The Crawford Fund Fellowship was established in 2002 with the generous support of Dr Brian Booth AM FTSE.
The aim of the Fellowship is to provide further training of a scientist in agriculture, fisheries or forestry from a selected group of developing countries, whose work has shown significant potential. The training will take place at an Australian agricultural institution and will emphasise the application of knowledge to increased agricultural production in the Fellow’s home country.
The Fellowship is offered annually to an agricultural scientist below the age of 35 years who is a citizen of, or who is working in, one the following countries: Bangladesh, Bhutan, Burma, Cambodia, East Timor, Fiji, Indonesia, Laos, Nepal, Niue, Papua New Guinea, Papua New Guinea, Samoa, Solomon Islands, Tonga, Tuvalu and Kirabati, Vanuatu, Vietnam.
Ms Vilayphone Sourideth, Maize Breeder at the Rice and Cash Crop Research Center (R&CCR), National Agricultural and Forestry Research Institute, Ministry of Agriculture and Forestry. Vientiane, Lao P.D.R., has been awarded the 2011 Crawford Fund Fellowship.

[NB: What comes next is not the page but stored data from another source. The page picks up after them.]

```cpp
struct Carver {
    uintptr_t base = 0;
    size_t off = 0;
    size_t take(size_t bytes) { size_t o = off; off += mis_align_up(bytes ? bytes : 1, 256); return o; }
    void* at(size_t bytes) { return (void*)(base + take(bytes)); }
// ... 283 lines not shown
    MIS_HIP(ctx, hipSetDevice(ctx->device));
    const auto t_begin = std::chrono::steady_clock::now();
    struct SeqGuard {
        MatchWorkspace* ws; long long seq;
        ~SeqGuard() { if (ws->knn_seq.load() < seq) ws->knn_seq.store(seq); }
    } seq_guard{workspace(ctx), 0};
    seq_guard.seq = ++seq_guard.ws->seq;
    for (int i = 0; i < n * n; i++) init_info(&out[i]);
    MatchPlan pl;
    int rc;
    if ((rc = plan_match(ctx, feats, n, rank, world, &pl)) != MIS_OK) return rc;
    const int np = (int)pl.pairs.size();
    if (np == 0) return MIS_OK;
    MatchWorkspace* ws = workspace(ctx);
    hipStream_t st = ctx->stream;
    MIS_HIP(ctx, hipStreamSynchronize(st));
    MatchDev d; MatchPinned h;
    if ((rc = carve_dev(ctx, ws->dev, pl, &d)) != MIS_OK) return rc;
    for (HomoBatch* b : {&ws->b1, &ws->b2, &ws->b3})
        if ((rc = homo_batch_reserve(ctx, b, np, (long long)pl.m_total, p->max_iters)) != MIS_OK) return rc;
    if ((rc = carve_pinned(ctx, ws->pinned, pl, &h)) != MIS_OK) return rc;
    memcpy(h.feats, pl.fd.data(), sizeof(FeatDev) * n);
    memcpy(h.pairs, pl.pairs.data(), sizeof(PairDesc) * np);
    MIS_HIP(ctx, hipMemcpyAsync(d.feats, h.feats, sizeof(FeatDev) * n, hipMemcpyHostToDevice, st));
    MIS_HIP(ctx, hipMemcpyAsync(d.pairs, h.pairs, sizeof(PairDesc) * np, hipMemcpyHostToDevice, st));
    *h.l2_bad = 0;
    if ((rc = enqueue_knn(ctx, ws, pl, feats, d, h)) != MIS_OK) return rc;
    MIS_HIP(ctx, ws->events_ready());
    MIS_HIP(ctx, hipEventRecord(ws->ev_knn.ev, st));
    ws->ev_gate = ws->ev_knn.ev;
    hipLaunchKernelGGL(ratio_union_kernel, dim3(np), dim3(1024), 0, st, (const FeatDev*)d.feats, (const PairDesc*)d.pairs, (const int*)d.idx,
                       (const float*)d.dist, 1.f - p->match_conf, d.matches, d.src, d.dst, d.nm);
    hipLaunchKernelGGL(first_calls_kernel, dim3((np + 127) / 128), dim3(128), 0, st, (const PairDesc*)d.pairs, np, (const int*)d.nm, (const float*)d.src,
                       (const float*)d.dst, d.mask, p->num_matches_thresh1, ws->b1.calls, d.out);
    if ((rc = enqueue_chains(ctx, ws, np, p, d, h)) != MIS_OK) {
        if (ws->side) hipStreamSynchronize(ws->side);
        if (ws->third) hipStreamSynchronize(ws->third);
        hipStreamSynchronize(st);
        return rc;
    }
    MIS_HIP(ctx, hipGetLastError());
    enqueue_results(ws, np, pl.m_total, d, h, st);
    ws->knn_seq.store(seq_guard.seq);
    if (ws->enqueued_cb) {
        void (*cb)(void*) = ws->enqueued_cb;
        void* user = ws->enqueued_user;
        ws->enqueued_cb = nullptr; ws->enqueued_user = nullptr;
        cb(user);
        MIS_HIP(ctx, hipSetDevice(ctx->device));
    }
    const auto tq = std::chrono::steady_clock::now();
    std::chrono::steady_clock::time_point ts;
    if ((rc = assemble_matches(ctx, ws, pl, h, n, out, &ts)) != MIS_OK) return rc;
    if (match_trace()) trace_report(ws, t_begin, tq, ts);
    return MIS_OK;
}

// ... 165 lines not shown
```

image_stitching_amd/csrc/orb.hip:

```cpp
#include "common.h"
#include "dev_math.h"
#include <algorithm>
#include <cmath>
#include <mutex>
#include <unordered_map>

#define ORB_MAX_LEVELS 16
#define ORB_BORDER 32

namespace {

struct LevelDesc {
    int w, h;
    int pp;
    int sp;
    size_t pad_off;
    size_t map_off;
    float scale;
    int nfeat;
    int n2;
    int tiles_x, tiles_y, tile_off;
    int cap1, cand_off;
    int cap2, fin_off;
    int tab_off;
// ... 849 lines not shown
#ifndef DD_UNROLL
#define DD_UNROLL 1
#endif
#pragma unroll DD_UNROLL
    for (int bit = 0; bit < 4; bit++) {
        float x0 = (float)pat[4 * bit], y0 = (float)pat[4 * bit + 1], x1 = (float)pat[4 * bit + 2], y1 = (float)pat[4 * bit + 3];
        int ix0 = mis_round_f(x0 * ca - y0 * sa), iy0 = mis_round_f(x0 * sa + y0 * ca);
        int ix1 = mis_round_f(x1 * ca - y1 * sa), iy1 = mis_round_f(x1 * sa + y1 * ca);
        const int t0 = blurred(ix0, iy0), t1 = blurred(ix1, iy1);
        val |= (t0 < t1) << (bit + 4 * h);
    }
    val |= __shfl_xor(val, 32);
    if (h == 0) desc[(size_t)i * 32 + b] = (uint8_t)val;
}

constexpr int ORB_GATHER_MAX = 96;
struct GatherPtrs { const int* p[ORB_GATHER_MAX]; };
__global__ void gather_ints_kernel(GatherPtrs g, int n, int* __restrict__ out) {
    const int i = blockIdx.x * blockDim.x + threadIdx.x;
    if (i < n) out[i] = *g.p[i];
}

}

struct MisOrb {
    MisContext* ctx = nullptr;
    void (*enqueued_cb)(void*) = nullptr;
    void* enqueued_user = nullptr;
    MisOrbParams p;
    int max_w = 0, max_h = 0;
    int cur_w = 0, cur_h = 0;
    Levels L;
    Work w;
    size_t ws_stride = 0;
    int ws_frames = 0;
    int umax_host[64] = {0};
    int8_t pattern_host[1024] = {0};
    void* mem = nullptr;
    size_t pad_bytes = 0, map_bytes = 0;
    int cand_total = 0, fin_total = 0, tab_total = 0, surv_total = 0, out_cap = 0;
    std::vector<int> tab_host;
    int* host_counts = nullptr;
    bool direct_describe = false;
};

namespace {

void linear_exact_coeffs(int dlen, int slen, int* ofs, int* m1) {
    double inv = (double)dlen / (double)slen, scale = 1.0 / inv;
    for (int i = 0; i < dlen; i++) {
        double v = ((double)i + 0.5) * scale - 0.5;
        int iv = (int)floor(v);
        if (iv < 0) { ofs[i] = 0; m1[i] = 0; }
        else if (iv >= slen - 1) { ofs[i] = slen - 1; m1[i] = 0; }
        else { ofs[i] = iv; m1[i] = (int)lrint((v - (double)iv) * 256.0); }
    }
}
// ... 84 lines not shown
    std::lock_guard<std::mutex> lock(g_feat_mutex);
    g_feat_sizes[mem] = got;
    return MIS_OK;
}

inline uint32_t* feat_lxy(const MisFeatures* f, int cap) {
    size_t kb = mis_align_up(sizeof(MisKeyPoint) * (size_t)cap, 256), db = mis_align_up((size_t)cap * f->desc_cols * mis_dtype_size(f->desc_dtype), 256);
    return (uint32_t*)((uint8_t*)f->owner_ + kb + db);
}
inline int* feat_count(const MisFeatures* f, int cap) {
    size_t kb = mis_align_up(sizeof(MisKeyPoint) * (size_t)cap, 256), db = mis_align_up((size_t)cap * f->desc_cols * mis_dtype_size(f->desc_dtype), 256);
    size_t lb = mis_align_up(sizeof(uint32_t) * (size_t)cap, 256);
    return (int*)((uint8_t*)f->owner_ + kb + db + lb);
}

int enqueue_detect_group(MisOrb* o, const DevView* img, int w, int h, MisFeatures* out, int ng) {
    MisContext* ctx = o->ctx;
    const Levels& L = o->L;
    const Work& W = o->w;
    hipStream_t st = ctx->stream;
    const LevelDesc& d0 = L.d[0];
    const size_t ws = o->ws_stride;
    const unsigned nf = (unsigned)ng;
    OrbIO io;
    for (int k = 0; k < ORB_BATCH; k++) {
        const int q = k < ng ? k : 0;
        io.src[k] = (const uint8_t*)img[q].data; io.sstride[k] = img[q].stride;
        io.aligned[k] = (img[q].stride % 4 == 0) && ((uintptr_t)img[q].data % 4 == 0);
        io.kps[k] = out[q].keypoints; io.lxy[k] = feat_lxy(&out[q], o->out_cap); io.n_dev[k] = feat_count(&out[q], o->out_cap);
        io.desc[k] = (uint8_t*)out[q].descriptors;
    }
// ... 6 lines not shown
                           d.h, d.pp, W.tab + d.tab_off, ws);
    }
    const int pw0 = d0.w + 2 * ORB_BORDER, ph0 = d0.h + 2 * ORB_BORDER;
    hipLaunchKernelGGL((border_kernel<true>), dim3((d0.h * 16 + 255) / 256, 1, L.n * nf), dim3(256), 0, st, L, W.pad, ws);
    hipLaunchKernelGGL((border_kernel<false>), dim3((pw0 + 1023) / 1024, 2 * ORB_BORDER / 4, L.n * nf), dim3(256), 0, st, L, W.pad, ws);
    dim3 gmap((d0.w + FT_COLS - 1) / FT_COLS, (d0.h + FT_ROWS - 1) / FT_ROWS, L.n * nf);
    hipLaunchKernelGGL(fast_nms_kernel, gmap, dim3(256), 0, st, L, W.pad, W.hist, W.tile_cnt, W.surv_xy, W.surv_sc, ws);
    hipLaunchKernelGGL(fast_cut_kernel, dim3(L.n, nf), dim3(256), 0, st, L, W.hist, W.thr, W.flags, ws);
    hipLaunchKernelGGL(compact_kernel, dim3((d0.tiles_x * d0.tiles_y + CT_TILES - 1) / CT_TILES, L.n, nf), dim3(256), 0, st, L, W.tile_cnt, W.surv_xy, W.surv_sc, W.thr, W.cnt1,
                       W.cand_xy, W.cand_resp, ws);
    const int use_harris = o->p.score_type == 0;
    if (use_harris)
        hipLaunchKernelGGL(harris_kernel, dim3((L.d[0].cap1 + 255) / 256, L.n, nf), dim3(256), 0, st, L, W.pad, W.cnt1, W.cand_xy, W.cand_resp, ws);
    hipLaunchKernelGGL(select_rank_kernel, dim3(L.n, nf), dim3(1024), 0, st, L, W.cnt1, W.cand_xy, W.cand_resp, W.cnt2, W.fin_xy, W.fin_resp, W.flags,
                       use_harris, ws);
    hipLaunchKernelGGL(assemble_angle_kernel, dim3((o->out_cap + 3) / 4, nf), dim3(256), 0, st, L, W.pad, W.cnt2, W.fin_xy, W.fin_resp, W.umax, io, o->out_cap, ws, o->direct_describe ? 0 : 1);
    if (o->direct_describe) {
        UMax16 um16;
        for (int v = 0; v < 16; v++) um16.v[v] = o->umax_host[v];
        hipLaunchKernelGGL(describe_direct_kernel, dim3((o->out_cap + 3) / 4, nf), dim3(256), 0, st, L, W.pad, io, W.pattern, W.umax, um16, ws);
    } else {
        for (int k = 0; k < ng; k++) {
            hipLaunchKernelGGL(blur_kernel, dim3((pw0 + 63) / 64, (ph0 + 31) / 32, L.n), dim3(256), 0, st, L, W.pad + k * ws, W.blur + k * ws);
            hipLaunchKernelGGL(describe_kernel, dim3((o->out_cap + 7) / 8), dim3(256), 0, st, L, W.blur + k * ws, out[k].keypoints, io.lxy[k], io.n_dev[k], W.pattern,
                               (uint8_t*)out[k].descriptors);
        }
    }
    MIS_HIP(ctx, hipGetLastError());
    return MIS_OK;
}
// ... 43 lines not shown
    W.tab = (int*)(m + o_tab); W.umax = (int*)(m + o_umax); W.pattern = (int8_t*)(m + o_pat);
    return MIS_OK;
}

int orb_init_workspace(MisOrb* o) {
    MisContext* ctx = o->ctx;
    const Work& W = o->w;
    MIS_HIP(ctx, hipMemcpyAsync(W.umax, o->umax_host, sizeof(o->umax_host), hipMemcpyHostToDevice, ctx->stream));
    MIS_HIP(ctx, hipMemcpyAsync(W.pattern, o->pattern_host, sizeof(o->pattern_host), hipMemcpyHostToDevice, ctx->stream));
    MIS_HIP(ctx, hipMemset2DAsync(W.flags, o->ws_stride, 0, 256, (size_t)o->ws_frames, ctx->stream));
    MIS_HIP(ctx, hipStreamSynchronize(ctx->stream));
    return upload_tables(o);
}
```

Ms Sourideth will spend two months at the School of Agriculture and Food Sciences, University of Queensland. Her program there will include learning new plant breeding techniques, analysis and writing up the results of collaborative experiments, conduct of an experiment on nutrient and water use by maize, and presentation of a paper at the 5th World Congress on Conservation Agriculture. Ms Sourideth will also meet and join discussions with private sector plant breeding companies in Queensland.
Ms Sourideth studied at the National University of Laos and was awarded a Master’s degree in Agronomy from the University of Lublin, Poland. Ms Sourideth has studied maize breeding at the National Maize Research Institute of Vietnam. She is currently responsible for the maize breeding program at her centre where she utilizes conventional and biotechnology methods for maize inbreed line development, germplasm collection and characterization, and waxy maize improvement. She was responsible for research focusing on fertilizer rates for dry season consumptive and feed maize in a joint project with the University of Queensland and funded by the Australian Centre for International Agricultural Research. Maize is increasingly in demand as a feed grain in Laos and other Southeast Asian countries as incomes rise and the demand for animal protein grows in the region.